→ **SUPPLIED INFORMATION**

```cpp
int hg_spade_bwd_dgrad(const float* dout, const float* x, long x_bstride, const float* mod, const void* wimg_t,
                       float* dpre, double* sums, int B, int C, int Hg, int Wg, int passes, void* stream);
size_t hg_spade_bwd_wgrad_workspace_bytes(void);
int hg_spade_bwd_wgrad(const float* dout, const float* x, long x_bstride, const float* mod, float* dw, float* dbias,
                       void* workspace, int B, int C, int Hg, int Wg, int passes, void* stream);
int hg_conv1x1_blocked(const float* x, int Cin, const void* wimg, const float* bias, float* out, int B, int Hg, int Wg,
                       int passes, void* stream);
int hg_conv1x1_blocked_bwd(const float* g, const float* g2, const float* aux, const float* mod, const void* wimg_t,
                           float* out, double* sums, int Cout, float slope, int pixel_major, int act, const float* ascale,
                           const float* rk_w, const float* rk_v, int rk_n, int B, int Hg, int Wg, int passes,
                           void* stream);
int hg_act_conv1x1_blocked(const float* x, const float* x2, const float* mod, int act, const void* wimg, const float* bias,
                           float* out, int B, int Hg, int Wg, int passes, void* stream);
int hg_blocked_conv_wide(const float* x, const float* x2, const float* mod, const float* mod2, int act, float slope,
                         const void* wimg, const float* bias, const float* skip, float* out, double* stats,
                         const float* rgb_w, const float* rgb_b, const float* rgb_in, float* rgb_out, int B, int Hg, int Wg,
                         int passes, void* stream);
int hg_act_wgrad_blocked(const float* dout, const float* pscale, const float* x, long x_bstride, int Cx, const float* mod,
                         int act, float* dw, float* dbias, void* workspace, int B, int C, int Hg, int Wg, int passes,
                         void* stream);
int hg_render_heads(const float* out3, const float* linc, const float* mod3, const float* w_sigma, const float* w_rgb,
                    const float* heads_b, float* sig, float* rgbp, int B, int N, void* stream);
int hg_render_heads_bwd(const float* out3, const float* linc, const float* mod3, const float* dsig, const float* drgbp,
                        double* acc, int B, int N, void* stream);
int hg_render_composite(const float* sig, const float* z, const float* noise, const float* rgbp, const float* feat,
                        float* ray_out, float* weights, int B, int R, int S, float noise_std, int white_back,
                        int clamp_softplus, int last_back, void* stream);
int hg_render_composite_bwd(const float* sig, const float* z, const float* noise, const float* rgbp, const float* feat,
                            const float* dray, float* dfeat, float* drgbp, float* dsig, int B, int R, int S,
                            float noise_std, int white_back, int clamp_softplus, int last_back, void* stream);
int hg_wgrad_blocked(const float* dout, const float* x, long x_bstride, int Cx, const float* mod, float* dw, float* dbias,
                     void* workspace, int B, int C, int Hg, int Wg, int passes, void* stream);
int hg_spade_a1(const float* p_lr, long p_stride, const float* p_bias, float* a1, int B, int Hg, int Wg, int Rh, int Rw,
                void* stream);
int hg_spade_pixel_pre(const float* x, long x_bstride, const float* scsh, const float* gam, float* bet_pre, int B, int C,
                       int Hg, int Wg, void* stream);
int hg_spade_pixel_mod_bwd(const float* dpre, const float* x, long x_bstride, const float* scsh, float* gam_dgam, float* dxn,
                           double* sums, int B, int C, int Hg, int Wg, void* stream);
int hg_bilinear_adjoint(const float* da1, float* dp, long dp_stride, int B, int Hg, int Wg, int Rh, int Rw, void* stream);

size_t hg_conv2d_wgrad_workspace_bytes(void);
int hg_conv2d_wgrad_taps(const float* dy, const float* x, float* dw, float* dbias, void* workspace, int B, int H, int W,
                         int Cout, int Cin, int co0, int nco, int ci0, int nci, int ntaps, const int* oy, const int* ox,
                         int passes, void* stream);
size_t hg_conv2d_wgrad_layer_workspace_bytes(int B, int H, int W, int Cout, int Cin, int ksize);
int hg_conv2d_wgrad_layer(const float* dy, const float* x, float* dW, float* dbias, void* workspace, size_t workspace_bytes, int B,
                          int H, int W, int Cout, int Cin, int ksize, int passes, void* stream);
size_t hg_conv3x3_wgrad_halo_workspace_bytes(void);
int hg_conv3x3_wgrad_halo(const float* dy, const float* x, float* dw, float* dbias, void* workspace, int B, int H, int W,
                          int Cout, int Cin, int co0, int nco, int ci0, int nci, int ntaps, const int* tdy, const int* tdx,
                          int passes, void* stream);
int hg_synth_input_bwd(const float* dx, const float* w, const float* bias, const float* ic, const float* jc, int B, int C,
                       int Hg, int Wg, float* dw, float* db, void* stream);
int hg_spade_bwd_combine(const float* dpre, const float* x, long x_bstride, const float* g1, const float* ak,
                         const float* dskip, const float* drgb, const float* rgb_w, float* dx, double* dwrgb, int B,
                         int C, int Hg, int Wg, void* stream);


int hg_conv2d(const float* x1, int C1, const float* x2, int C2, int B, int H, int W, int up2, int pre_lrelu, int ksize,
              const void* wimg, int Cout, int Nb, const float* bias, const float* residual, int res_up2, float* out,
              int passes, void* stream);
int hg_pool_add(const float* a, int pool_a, const float* b, int pool_b, float* out, long planes, int H, int W,
// ... 81 lines not shown
```

Baseline: 99.96.

## Split render MLP weight stages into half-width slots for finer TMA pipelining

For the three-pass bf16 split path, each 32 KB weight stage is now delivered as two 16 KB half-N slots in a four-slot ring, and wgmma runs N=128 per half. The aim is finer-grained overlap between the bulk weight copies and the matmuls, so compute can start on half a stage before the rest has landed. The cost is twice as many mbarrier waits and commits and smaller wgmma shapes. A separate standalone L2 bulk/multicast copy probe kernel is also added for measurement and is not called from the forward path.

```diff
diff --git a/3dhumangan_b200/abi.py b/3dhumangan_b200/abi.py
--- a/3dhumangan_b200/abi.py
+++ b/3dhumangan_b200/abi.py
@@ -33,6 +33,7 @@
     "hg_synth_input": (c_int, [c_void_p, c_void_p, c_void_p, c_void_p, c_int, c_int, c_int, c_void_p, c_void_p, c_int, c_void_p]),
     "hg_render_weight_blob_bytes": (c_size_t, []),
     "hg_render_mlp": (c_int, [c_void_p] * 12 + [c_int] * 4 + [c_float] + [c_int] * 4 + [c_void_p]),
+    "hg_l2_bulk_probe": (c_int, [c_void_p, c_size_t, c_int, c_int, c_void_p, c_void_p]),
     "hg_spade_bwd_dgrad": (c_int, [c_void_p, c_void_p, c_long, c_void_p, c_void_p, c_void_p, c_void_p] + [c_int] * 5 + [c_void_p]),
     "hg_spade_bwd_wgrad_workspace_bytes": (c_size_t, []),
     "hg_spade_bwd_wgrad": (c_int, [c_void_p, c_void_p, c_long, c_void_p, c_void_p, c_void_p, c_void_p] + [c_int] * 5 + [c_void_p]),
diff --git a/3dhumangan_b200/csrc/render.cu b/3dhumangan_b200/csrc/render.cu
--- a/3dhumangan_b200/csrc/render.cu
+++ b/3dhumangan_b200/csrc/render.cu
@@ -5,9 +5,11 @@
 
 constexpr int kRH = 256;
 constexpr int kRenThreads = 384;
-constexpr int kRenStages = 2;
 constexpr uint32_t kRA = 128 * 128;
 constexpr uint32_t kRB = 256 * 128;
+constexpr uint32_t kRenRing = 2 * kRB;
+template <int kPasses>
+constexpr int ren_parts() { return kPasses == 3 ? 2 : 1; }
 constexpr int kFilmLayers = 7;
 constexpr int kWeightStages = 60;
 constexpr int kRayOut = 260;
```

→ **ABOUT THIS TASK**
Using the listing, say how many lines include the word "dsig", and add nothing else.

→ **YOUR RESPONSE**
2